template <int NC, int NW, int E, int CHMAX = 4> struct SpanGather {
    static constexpr int ENVU = 3 * NC * NC, PIECES = E * ENVU / 2, INSTR = (PIECES + 63) / 64, MINE = (INSTR + NW - 1) / NW;
    static_assert((E * ENVU) % 2 == 0, "an even number of units per workgroup span");
    static FG_DEV void setup(uint2* __restrict__ lut, int w, int env_stride) {
        const int lane = threadIdx.x & 63;
        auto operands = [&](int unit) -> uint32_t {
            const int e = unit / ENVU, q = unit - e * ENVU;
            const int r = q / (3 * NC), u = q - r * (3 * NC);
            uint32_t a, b;
            if (u == 0) { a = NC; b = 4 * NC + r; }
            else if (u < NC) { a = (u - 1 >= r) ? u : u - 1; b = r; }
            else { a = u; b = NC; }
            const uint32_t base = (uint32_t)(e * env_stride);
            return (a + base) | ((b + base) << 16);
        };
        for (int t = 0; t < MINE; ++t) {
            const int piece = (w + NW * t) * 64 + lane;
            if (piece < PIECES) lut[piece] = make_uint2(operands(2 * piece), operands(2 * piece + 1));
        }
    }
    static FG_DEV void write(const uint2* __restrict__ lut, const float2* __restrict__ tables0, int w, float2* __restrict__ out) {
        const int lane = threadIdx.x & 63;
        f32x4* const out4 = reinterpret_cast<f32x4*>(out);
        constexpr int CH = MINE < CHMAX ? MINE : CHMAX;
#pragma unroll
        for (int t0 = 0; t0 < MINE; t0 += CH) {
            uint2 ent[CH];
#pragma unroll
            for (int c = 0; c < CH; ++c) {
                const int piece = (w + NW * (t0 + c)) * 64 + lane;
                ent[c] = lut[(t0 + c < MINE && piece < PIECES) ? piece : 0];
            }
            f32x4 val[CH];
#pragma unroll
            for (int c = 0; c < CH; ++c) {
                const float2 A0 = tables0[ent[c].x & 0xffffu], B0 = tables0[ent[c].x >> 16];
                const float2 A1 = tables0[ent[c].y & 0xffffu], B1 = tables0[ent[c].y >> 16];
                val[c] = (f32x4){A0.x - B0.x, A0.y - B0.y, A1.x - B1.x, A1.y - B1.y};
            }
#pragma unroll
            for (int c = 0; c < CH; ++c) {
                const int piece = (w + NW * (t0 + c)) * 64 + lane;
                if (t0 + c < MINE && piece < PIECES) out4[piece] = val[c];
            }
        }
    }
};

constexpr int FG_WR_OBS_F16 = 65, FG_WR_OBS_BF16 = 66;
constexpr bool roll_writer_obs16(int wr) { return wr == FG_WR_OBS_F16 || wr == FG_WR_OBS_BF16; }
template <int NC> constexpr int obs16_rows() { return NC > 9 ? 9 : NC; }
template <int NC, int NW, int E> constexpr int obs16_envs() { return NC <= 9 ? E / NW : 1; }
template <int NC, int NW, int E> constexpr int obs16_tile_words() { return (obs16_envs<NC, NW, E>() * obs16_rows<NC>() * 3 * NC + 3 + 3) & ~3; }

#if !FG_F64
typedef uint32_t u32x4 __attribute__((ext_vector_type(4)));
template <int FMT> FG_DEV uint32_t obs16_pack(float x, float y) {
    if constexpr (FMT == FG_WR_OBS_F16) {
        typedef _Float16 h2 __attribute__((ext_vector_type(2)));
        const h2 v = {(_Float16)x, (_Float16)y};
        return __builtin_bit_cast(uint32_t, v);
    } else {
        typedef __bf16 b2 __attribute__((ext_vector_type(2)));
        const b2 v = {(__bf16)x, (__bf16)y};
        return __builtin_bit_cast(uint32_t, v);
    }
}

template <int NC, int NW, int E, int FMT>
FG_DEV void write_obs16(const float2* __restrict__ tables0, int env_stride, int w, uint32_t* __restrict__ tiles,
                        uint32_t* __restrict__ span, size_t unit0, int El) {
    constexpr int N = NC, RT = obs16_rows<NC>(), ET = obs16_envs<NC, NW, E>(), WORDS = obs16_tile_words<NC, NW, E>();
    static_assert(N <= 32 && N % RT == 0 && E >= NW && E % NW == 0, "16-bit writer: N <= 32, whole rows per tile, whole envs per wave");
    static_assert(ET == 1 || RT == N, "a tile of several envs holds them whole");
    constexpr unsigned ROWU = 3u * N, ENVU = ROWU * N, TU = ROWU * RT;
    constexpr int TILES_ENV = N / RT;
    const int lane = threadIdx.x & 63;
    uint32_t* const tile0 = tiles + w * 2 * WORDS;
    constexpr int RW = 64 / N;
    const int rsub = lane / N, u = lane - rsub * N;
    const bool act = rsub < RW;
    const int xoff = (u == 0) ? 4 * N : 0;
    constexpr int RS = 64 / (2 * N);
    const int ssub = lane / (2 * N), sidx = lane - ssub * 2 * N;
    const int n_env = (El > w) ? (El - w + NW - 1) / NW : 0;
    const int total = ET == 1 ? n_env * TILES_ENV : (w * ET < El ? 1 : 0);
    auto locate = [&](int t, int& ee, int& r0, int& ne) {
        if constexpr (ET == 1) {
            const int ie = t / TILES_ENV;
            ee = w + ie * NW; r0 = (t - ie * TILES_ENV) * RT; ne = 1;
        } else {
            ee = w * ET; r0 = 0; ne = min(ET, El - ee);
        }
    };
    auto compose = [&](int t) {
        int ee, r0, ne; locate(t, ee, r0, ne);
        const unsigned par = (unsigned)((unit0 + (size_t)ee * ENVU + (size_t)r0 * ROWU) & 3);
        uint32_t* img = tile0 + (t & 1) * WORDS + par;
        for (int j = 0; j < ne; ++j, img += TU) {
            const float2* __restrict__ AA = tables0 + (size_t)(ee + j) * env_stride;
            const float2 Pm = lds_if(act && u >= 1, AA, u - 1);
            const float2 Pu = lds_if(act && u >= 1, AA, u);
            const float2 sv = lds_if(ssub < RS, AA, N + sidx);
#pragma unroll
            for (int rb = 0; rb < RT; rb += RW) {
                const int rl = rb + rsub;
                if (act && rl < RT) {
                    const int r = r0 + rl;
                    const float2 x = AA[xoff + r];
                    const float2 c = (u - 1 >= r) ? Pu : Pm;
                    img[(unsigned)rl * ROWU + (unsigned)u] = obs16_pack<FMT>(c.x - x.x, c.y - x.y);
                }
            }
            const uint32_t svp = obs16_pack<FMT>(sv.x, sv.y);
#pragma unroll
            for (int rb = 0; rb < RT; rb += RS) {
                const int rl = rb + ssub;
                if (ssub < RS && rl < RT) img[(unsigned)rl * ROWU + (unsigned)(N + sidx)] = svp;
            }
        }
    };
    auto stream = [&](int t) {
        int ee, r0, ne; locate(t, ee, r0, ne);
        const size_t first = (size_t)ee * ENVU + (size_t)r0 * ROWU;
        const unsigned par = (unsigned)((unit0 + first) & 3);
        const uint32_t* img = tile0 + (t & 1) * WORDS + par;
        uint32_t* __restrict__ out = span + first;
        const unsigned n = (unsigned)ne * TU;
        const unsigned head = (4u - par) & 3u;
        if ((unsigned)lane < head) out[lane] = img[lane];
        const unsigned nq = (n - head) >> 2;
        const u32x4* src4 = reinterpret_cast<const u32x4*>(img + head);
        u32x4* __restrict__ dst4 = reinterpret_cast<u32x4*>(out + head);
        constexpr unsigned NQMAX = ((unsigned)ET * TU) >> 2;
#pragma unroll
        for (unsigned q0 = 0; q0 < NQMAX; q0 += 64) {
            const unsigned q = q0 + lane;
            if (q < nq) dst4[q] = src4[q];
        }
        const unsigned tail = (n - head) & 3u, t0 = head + 4u * nq;
        if ((unsigned)lane < tail) out[t0 + lane] = img[t0 + lane];
    };
    if (total > 0) compose(0);
    for (int t = 0; t < total; ++t) {
        if (t + 1 < total) compose(t + 1);
        stream(t);
    }
}
#endif

}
========================
* WHAT TO WORK ON
Print, from the entries above, the line with "const int ssub", the line with "const int rl = rb + ssub;" and all lines between them, exactly and with nothing else.

* RESULT OF THE EXERCISE
    const int ssub = lane / (2 * N), sidx = lane - ssub * 2 * N;
    const int n_env = (El > w) ? (El - w + NW - 1) / NW : 0;
    const int total = ET == 1 ? n_env * TILES_ENV : (w * ET < El ? 1 : 0);
    auto locate = [&](int t, int& ee, int& r0, int& ne) {
        if constexpr (ET == 1) {
            const int ie = t / TILES_ENV;
            ee = w + ie * NW; r0 = (t - ie * TILES_ENV) * RT; ne = 1;
        } else {
            ee = w * ET; r0 = 0; ne = min(ET, El - ee);
        }
    };
    auto compose = [&](int t) {
        int ee, r0, ne; locate(t, ee, r0, ne);
        const unsigned par = (unsigned)((unit0 + (size_t)ee * ENVU + (size_t)r0 * ROWU) & 3);
        uint32_t* img = tile0 + (t & 1) * WORDS + par;
        for (int j = 0; j < ne; ++j, img += TU) {
            const float2* __restrict__ AA = tables0 + (size_t)(ee + j) * env_stride;
            const float2 Pm = lds_if(act && u >= 1, AA, u - 1);
            const float2 Pu = lds_if(act && u >= 1, AA, u);
            const float2 sv = lds_if(ssub < RS, AA, N + sidx);
#pragma unroll
            for (int rb = 0; rb < RT; rb += RW) {
                const int rl = rb + rsub;
                if (act && rl < RT) {
                    const int r = r0 + rl;
                    const float2 x = AA[xoff + r];
                    const float2 c = (u - 1 >= r) ? Pu : Pm;
                    img[(unsigned)rl * ROWU + (unsigned)u] = obs16_pack<FMT>(c.x - x.x, c.y - x.y);
                }
            }
            const uint32_t svp = obs16_pack<FMT>(sv.x, sv.y);
#pragma unroll
            for (int rb = 0; rb < RT; rb += RS) {
                const int rl = rb + ssub;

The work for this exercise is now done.